A bald eagle (public domain image)

According to the news release, legal protections for bald eagles have existed for nearly 80 years.

Congress passed a law to help protect bald eagles in 1940 and another one to keep golden eagles safe in 1962. Before that, the news release indicated, their population had declined to near extinction as a result of poaching, hunting, pesticide use, habitat destruction and other harms they faced in the 19th and early 20th century.

Aided by the protection laws and the state Game Commission’s re-entry program, the nesting population of bald eagles in Pennsylvania increased from three pairs in 1980 to 270 pairs in 2013, according to Boscola’s office, which noted that the birds were removed from the federal endangered species list in 2007 and had their status in Pennsylvania changed to “protected” in 2014.

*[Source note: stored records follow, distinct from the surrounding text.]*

template <int KS_, int STRIDE_, int TZ_, int TY_, int NW_ = 4>
struct Geo {
    static constexpr int KS = KS_, STRIDE = STRIDE_, TZ = TZ_, TY = TY_, TX = 16;
    static constexpr int NW = NW_;
    static constexpr int PAD = KS / 2;
    static constexpr int TAPS = KS * KS * KS;
    static constexpr int HZ = (TZ - 1) * STRIDE + KS, HY = (TY - 1) * STRIDE + KS, HX = (TX - 1) * STRIDE + KS;
    static constexpr int HVOX = HZ * HY * HX;
    static constexpr int ROWS = TZ * TY;
    static constexpr int NV = ROWS / NW;
    static constexpr int OVOX = ROWS * 16;
// ... 665 lines not shown
                for (int c = 0; c < NC; ++c)
                    *reinterpret_cast<float4*>(reinterpret_cast<float*>(out) + vo + c * 4) =
                        make_float4(val[c * 4], val[c * 4 + 1], val[c * 4 + 2], val[c * 4 + 3]);
            } else {
                uint16_t* o16 = reinterpret_cast<uint16_t*>(out) + vo;
                if (NC == 1) {
                    *reinterpret_cast<uint2*>(o16) = make_uint2(pack_bf16x2(val[0], val[1]), pack_bf16x2(val[2], val[3]));
                } else {
#pragma unroll
                    for (int i = 0; i < NC / 2; ++i)
                        *reinterpret_cast<uint4*>(o16 + i * 8) =
                            make_uint4(pack_bf16x2(val[i * 8], val[i * 8 + 1]), pack_bf16x2(val[i * 8 + 2], val[i * 8 + 3]),
                                       pack_bf16x2(val[i * 8 + 4], val[i * 8 + 5]), pack_bf16x2(val[i * 8 + 6], val[i * 8 + 7]));
                }
            }
        } else {
#pragma unroll
            for (int j = 0; j < NC * 4; ++j) {
                if (cbase + j < a.Cout) {
                    float o = val[j];
                    if (res) o += ld_elem<T>(res + vo + j);
                    st_elem<TO>(out + vo + j, o);
                }
            }
        }
    }
    if (a.gnp)
        gn_partials_reduce<NC, G::NW>(gs, gq, gn_sm, a.gnp + ((size_t)n * (a.ntz * a.nty * a.ntx) + tile) * a.Cout * 2, cout0, a.Cout,
                                      cwave, lane, qstride);
}

template <typename T, int SUB>
__device__ __forceinline__ void st_sub(T* p, const float (&f)[SUB]) {
    constexpr int EPL = DT<T>::EPL;
    if constexpr (SUB >= EPL) {
#pragma unroll
        for (int i = 0; i < SUB / EPL; ++i) {
            Piece<T> pc;
#pragma unroll
            for (int j = 0; j < EPL; ++j) pc.f[j] = f[i * EPL + j];
            *reinterpret_cast<uint4*>(p + i * EPL) = pc.store();
        }
    } else {
        *reinterpret_cast<uint2*>(p) = make_uint2(pack_bf16x2(f[0], f[1]), pack_bf16x2(f[2], f[3]));
    }
}

#ifndef VDM_GNB_PACKED
#define VDM_GNB_PACKED 1
#endif
#ifndef VDM_GNB_TABLE
#define VDM_GNB_TABLE 1
#endif
typedef float f32x2 __attribute__((ext_vector_type(2)));
template <typename T, int NC, int NV>
struct GnbRegs {
    static constexpr int EPL = DT<T>::EPL;
    static constexpr int CH = NC * 4;
    static constexpr int SUB = CH >= 8 ? 8 : 4;
    static constexpr int NSUB = CH / SUB;
    static constexpr int XQ = (SUB * (int)sizeof(T) + 15) / 16;
    static constexpr int NBT = CH >= EPL ? CH / EPL : 1;
    uint4 x[NV][NSUB][XQ];
    uint32_t mb[NV];
    float A[CH], B[CH];
};

template <typename T, int NC, int NV>
struct GnbLane {
    const T* xsrc; int xc, xoff, cbase; bool lane_ok;
    __device__ __forceinline__ GnbLane(const ConvArgs& a, int n, int lane, int cout0, int qstride) {
        const int q = lane >> 4;
        const int cbase0 = cout0 + q * qstride;
        lane_ok = cbase0 + NC * 4 <= a.Cout;
        cbase = lane_ok ? cbase0 : 0;
        const bool first = cbase < a.gc1;
        xc = first ? a.gc1 : a.gc2;
        xoff = first ? cbase : cbase - a.gc1;
        xsrc = reinterpret_cast<const T*>(first ? a.gx1 : a.gx2) + (size_t)n * ((size_t)a.Dz * a.Dy * a.Dx * xc);
    }
};

template <typename T, typename G, int NC, int NV>
__device__ __forceinline__ void gnb_issue_row(GnbRegs<T, NC, NV>& r, const GnbLane<T, NC, NV>& L, const RowMap<G, NV>& rm, const ConvArgs& a,
                                              int n, int v) {
    using R = GnbRegs<T, NC, NV>;
    constexpr int EPL = R::EPL, SUB = R::SUB, NSUB = R::NSUB;
    const int PPV = a.Cout / EPL;
    const unsigned vox = rm.ok(a, v) ? rm.vox(a, v) : 0u;
#pragma unroll
    for (int sc = 0; sc < NSUB; ++sc) {
        const T* px = L.xsrc + vox * L.xc + L.xoff + sc * SUB;
        if constexpr (SUB * sizeof(T) >= 16) {
#pragma unroll
            for (int k = 0; k < R::XQ; ++k) r.x[v][sc][k] = reinterpret_cast<const uint4*>(px)[k];
        } else {
            const uint2 u = *reinterpret_cast<const uint2*>(px);
            r.x[v][sc][0] = make_uint4(u.x, u.y, 0u, 0u);
        }
    }
    uint32_t m = 0xffffffffu;
    if (a.gmask) {
        const unsigned char* pm = a.gmask + (size_t)n * ((size_t)a.Dz * a.Dy * a.Dx * PPV) + vox * (unsigned)PPV + L.cbase / EPL;
        m = 0;
#pragma unroll
        for (int k = 0; k < R::NBT; ++k) m |= (uint32_t)pm[k] << (8 * k);
    }
    r.mb[v] = m;
}

template <typename T, int NC, int NV>
__device__ __forceinline__ void gnb_issue_consts(GnbRegs<T, NC, NV>& r, const GnbLane<T, NC, NV>& L, const ConvArgs& a, int n) {
    const int gs = a.Cout / a.gG;
#pragma unroll
    for (int j = 0; j < NC * 4; ++j) {
        const int c = L.cbase + j;
        const int g = c / gs;
        const float sum = a.gstats[((size_t)n * a.gG + g) * 2], sq = a.gstats[((size_t)n * a.gG + g) * 2 + 1];
        const float mean = sum / a.gcnt;
        const float var = fmaxf(sq / a.gcnt - mean * mean, 0.f);
        const float rstd = rsqrtf(var + a.geps);
        const float A = rstd * a.ggamma[c];
        r.A[j] = -1.44269504089f * A;
        r.B[j] = -1.44269504089f * (a.gbeta[c] - mean * A);
    }
}

constexpr int GNB_TABLE_BYTES = 64 * 2 * 4;
__device__ __forceinline__ void gnb_consts_table(float* tab, const ConvArgs& a, int n, int cout0, int tid) {
    if (tid < 64) {
        const int c = cout0 + tid;
        float A2 = 0.f, B2 = 0.f;
        if (c < a.Cout) {
            const int gs = a.Cout / a.gG;
            const int g = c / gs;
            const float sum = a.gstats[((size_t)n * a.gG + g) * 2], sq = a.gstats[((size_t)n * a.gG + g) * 2 + 1];
            const float mean = sum / a.gcnt;
            const float var = fmaxf(sq / a.gcnt - mean * mean, 0.f);
            const float rstd = rsqrtf(var + a.geps);
            const float A = rstd * a.ggamma[c];
            A2 = -1.44269504089f * A;
            B2 = -1.44269504089f * (a.gbeta[c] - mean * A);
        }
        tab[2 * tid] = A2;
        tab[2 * tid + 1] = B2;
    }
}
template <typename T, int NC, int NV>
__device__ __forceinline__ void gnb_consts_read(GnbRegs<T, NC, NV>& r, const float* tab, int lane, int qstride) {
    const float* t = tab + 2 * ((lane >> 4) * qstride);
#pragma unroll
    for (int j = 0; j < NC * 4; j += 2) {
        const float4 v = *reinterpret_cast<const float4*>(t + 2 * j);
        r.A[j] = v.x; r.B[j] = v.y; r.A[j + 1] = v.z; r.B[j + 1] = v.w;
    }
}

template <typename T, typename G, int NC, int NV, bool TABLED = false>
__device__ __forceinline__ void gnb_issue(GnbRegs<T, NC, NV>& r, const ConvArgs& a, int n, int oz0, int oy0, int ox0, int cwave, int lane,
                                          int cout0, int qstride) {
    const GnbLane<T, NC, NV> L(a, n, lane, cout0, qstride);
    const RowMap<G, NV> rm(a, oz0, oy0, ox0, cwave, lane);
#pragma unroll
    for (int v = 0; v < NV; ++v) gnb_issue_row<T, G, NC, NV>(r, L, rm, a, n, v);
    if constexpr (!TABLED) gnb_issue_consts<T, NC, NV>(r, L, a, n);
}

template <typename T, int SUB, int XQ>
__device__ __forceinline__ void raw_unpack(const uint4 (&q)[XQ], float (&f)[SUB]) {
    if constexpr (sizeof(T) == 4) {
#pragma unroll
        for (int k = 0; k < XQ; ++k) {
            f[4 * k] = __builtin_bit_cast(float, q[k].x); f[4 * k + 1] = __builtin_bit_cast(float, q[k].y);
            f[4 * k + 2] = __builtin_bit_cast(float, q[k].z); f[4 * k + 3] = __builtin_bit_cast(float, q[k].w);
        }
    } else {
        const uint32_t w[4] = {q[0].x, q[0].y, q[0].z, q[0].w};
#pragma unroll
        for (int i = 0; i < SUB / 2; ++i) {
            f[2 * i] = __builtin_bit_cast(float, w[i] << 16);
            f[2 * i + 1] = __builtin_bit_cast(float, w[i] & 0xffff0000u);
        }
    }
}

template <typename T, typename G, int NC, int NV, bool PREFETCHED, bool TABLED = false>
__device__ __forceinline__ void conv_epilogue_gnb(const f32x4 (&acc)[NV][NC], const ConvArgs& a, GnbRegs<T, NC, NV>& r, int n,
                                                  int oz0, int oy0, int ox0, int cwave, int lane, float* gn_sm, int tile, int cout0,
                                                  int qstride, const float* ctab = nullptr) {
    using R = GnbRegs<T, NC, NV>;
    constexpr int EPL = R::EPL, CH = R::CH, SUB = R::SUB, NSUB = R::NSUB;
    constexpr int PD = NV < 3 ? NV : 3;
    const int q = lane >> 4;
    const int cbase = cout0 + q * qstride;
    const int C = a.Cout;
    const GnbLane<T, NC, NV> L(a, n, lane, cout0, qstride);
    const RowMap<G, NV> rm(a, oz0, oy0, ox0, cwave, lane);
    if constexpr (!PREFETCHED) {
#pragma unroll
        for (int v = 0; v < PD; ++v) gnb_issue_row<T, G, NC, NV>(r, L, rm, a, n, v);
        if constexpr (!TABLED) gnb_issue_consts<T, NC, NV>(r, L, a, n);
    }
    if constexpr (TABLED) gnb_consts_read<T, NC, NV>(r, ctab, lane, qstride);
    float gsum[CH], gsq[CH];
#pragma unroll
    for (int j = 0; j < CH; ++j) gsum[j] = gsq[j] = 0.f;
    f32x2 gs2[CH / 2], gq2[CH / 2];
#pragma unroll
    for (int j = 0; j < CH / 2; ++j) gs2[j] = gq2[j] = f32x2{0.f, 0.f};
    const bool lane_ok = cbase + CH <= C;
    T* out = reinterpret_cast<T*>(a.out) + (size_t)n * ((size_t)a.Dz * a.Dy * a.Dx * C);
#pragma unroll
    for (int v = 0; v < NV; ++v) {
        if constexpr (!PREFETCHED) {
            if (v + PD < NV) gnb_issue_row<T, G, NC, NV>(r, L, rm, a, n, v + PD);
        }
        if (!rm.ok(a, v) || !lane_ok) continue;
        const unsigned vox = rm.vox(a, v);
        const uint32_t mb = r.mb[v];
        if constexpr (sizeof(T) == 2 && VDM_GNB_PACKED) {
            const uint32_t ikb = __builtin_bit_cast(uint32_t, a.ginv_keep);
            const uint32_t mbs = CH >= EPL ? mb : (mb >> ((unsigned)cbase % EPL));
#pragma unroll
            for (int sc = 0; sc < NSUB; ++sc) {
                const uint32_t w[4] = {r.x[v][sc][0].x, r.x[v][sc][0].y, r.x[v][sc][0].z, r.x[v][sc][0].w};
                uint32_t ow[SUB / 2];
#pragma unroll
                for (int i = 0; i < SUB / 2; ++i) {
                    const int jj = sc * SUB + 2 * i;
                    const f32x2 xv = {__builtin_bit_cast(float, w[i] << 16), __builtin_bit_cast(float, w[i] & 0xffff0000u)};
                    const f32x2 A2 = {r.A[jj], r.A[jj + 1]}, B2 = {r.B[jj], r.B[jj + 1]};
                    const f32x2 yl = xv * A2 + B2;
                    const f32x2 e1 = f32x2{__builtin_amdgcn_exp2f(yl.x), __builtin_amdgcn_exp2f(yl.y)} + 1.0f;
                    const f32x2 sg = {__builtin_amdgcn_rcpf(e1.x), __builtin_amdgcn_rcpf(e1.y)};
                    const f32x2 ds = sg * ((yl * -0.69314718056f) * (1.0f - sg) + 1.0f);
                    const int bit = CH >= EPL ? (jj / EPL) * 8 + jj % EPL : jj;
                    const f32x2 keep = {__builtin_bit_cast(float, (uint32_t)__builtin_amdgcn_sbfe((int)mbs, bit, 1) & ikb),
                                        __builtin_bit_cast(float, (uint32_t)__builtin_amdgcn_sbfe((int)mbs, bit + 1, 1) & ikb)};
                    const f32x2 ac = {acc[v][jj >> 2][jj & 3], acc[v][jj >> 2][(jj & 3) + 1]};
                    const f32x2 dd = ac * (ds * keep);
                    gs2[jj / 2] += dd;
                    gq2[jj / 2] = dd * xv + gq2[jj / 2];
                    ow[i] = pack_bf16x2(dd.x, dd.y);
                }
                T* po = out + (vox * (unsigned)C + (unsigned)(cbase + sc * SUB));
                if constexpr (SUB == 8) *reinterpret_cast<uint4*>(po) = make_uint4(ow[0], ow[1], ow[2], ow[3]);
                else *reinterpret_cast<uint2*>(po) = make_uint2(ow[0], ow[1]);
            }
            continue;
        }
#pragma unroll
        for (int sc = 0; sc < NSUB; ++sc) {
            float xv[SUB], d[SUB];
            raw_unpack<T, SUB, R::XQ>(r.x[v][sc], xv);
#pragma unroll
            for (int j = 0; j < SUB; ++j) {
                const int jj = sc * SUB + j;
                const float yl = fmaf(xv[j], r.A[jj], r.B[jj]);
                const float sg = __builtin_amdgcn_rcpf(1.0f + __builtin_amdgcn_exp2f(yl));
                const float ds = sg * fmaf(-0.69314718056f * yl, 1.0f - sg, 1.0f);
                const int bit = CH >= EPL ? (jj / EPL) * 8 + jj % EPL : (cbase + jj) % EPL;
                const float keep = ((mb >> bit) & 1u) ? a.ginv_keep : 0.f;
                const float dd = acc[v][jj >> 2][jj & 3] * (ds * keep);
                d[j] = dd;
                gsum[jj] += dd;
                gsq[jj] = fmaf(dd, xv[j], gsq[jj]);
            }
            st_sub<T, SUB>(out + (vox * (unsigned)C + (unsigned)(cbase + sc * SUB)), d);
        }
    }
    if constexpr (sizeof(T) == 2 && VDM_GNB_PACKED) {
#pragma unroll
        for (int j = 0; j < CH / 2; ++j) {
            gsum[2 * j] = gs2[j].x; gsum[2 * j + 1] = gs2[j].y;
            gsq[2 * j] = gq2[j].x; gsq[2 * j + 1] = gq2[j].y;
        }
    }
    gn_partials_reduce<NC, G::NW>(gsum, gsq, gn_sm, a.gnp + ((size_t)n * (a.ntz * a.nty * a.ntx) + tile) * a.Cout * 2, cout0, a.Cout, cwave,
                                  lane, qstride);
}

struct ClsEntry { int lds_off; int dx; };
struct ClsTable {
    int n[8];
    ClsEntry e[8][8];
};
struct ClsArgs {
    ConvArgs c;
    ClsTable t;
    int oDz, oDy, oDx;
    int sDz, sDy, sDx;
};
struct ClsMasks { unsigned m[64]; };

struct WgradArgs {
    ConvArgs c;
    const void* dout;
    int dout_stride;
    float* slabs;
    float* bslabs;
    int P;
    int ntiles;
    int ncb, nkb;
};

template <typename T> struct WG;
template <> struct WG<bf16_t> { static constexpr int NT = 2; };
template <> struct WG<float> { static constexpr int NT = 1; };

template <typename T, typename G>
__device__ __forceinline__ void stage_dout_dma_gen(char* lds, const T* __restrict__ g, const ConvArgs& a, int n, int oz0, int oy0,
                                                   int ox0, int cb, int cstride, int sub, int pz, int py, int px, int wave, int lane) {
    constexpr int EPL = DT<T>::EPL, KB = DT<T>::KB, SH = DT<T>::SHIFT;
    const int k = lane >> 2, j = lane & 3;
    const int pc = j ^ ((k >> 1) & 3);
    const int co = cb * KB + pc * EPL;
    const int ox = ox0 + k;
    const int m = sub ? 2 : 1;
    const bool okx = co < a.Cout && ox < a.Dx;
    const unsigned xoff = (__umul24((unsigned)(m * ox + px) & 0xffffffu, (unsigned)cstride) + (unsigned)co) << SH;
    const char* gn = reinterpret_cast<const char*>(g) + (((size_t)n * (m * a.Dz) * (m * a.Dy) * (m * a.Dx) * cstride) << SH);
    const char* zp = reinterpret_cast<const char*>(g_zero_page);
    for (int r = wave; r < G::ROWS; r += 4) {
        const int oz = oz0 + r / G::TY, oy = oy0 + r % G::TY;
        const bool okrow = oz < a.Dz && oy < a.Dy;
        const unsigned fz = okrow ? (unsigned)(m * oz + pz) : 0u, fy = okrow ? (unsigned)(m * oy + py) : 0u;
        const size_t rowel = (size_t)((fz * (unsigned)(m * a.Dy) + fy) * (unsigned)(m * a.Dx)) * (unsigned)cstride;
        const char* src = (okrow && okx) ? gn + (rowel << SH) + xoff : zp;
        __builtin_amdgcn_global_load_lds((const __attribute__((address_space(1))) void*)src,
                                         (__attribute__((address_space(3))) void*)(lds + r * 1024), 16, 0, 0);
    }
}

At least one nesting pair lives in the Saucon Valley area and is sometimes photographed by local birdwatchers.

“While I am encouraged by the population’s rebound in recent decades, we must continue to safeguard this progress and deter the killing of these emblematic creatures in Pennsylvania,” Boscola said, adding that the bald eagle is a symbol of strength which has great significance for all Americans, and particularly for Native Americans.

Under Senate Bill 377, which is now set to go to the full Senate for consideration, the Federal Bald and Golden Eagle Protection Act would continue to apply in Pennsylvania.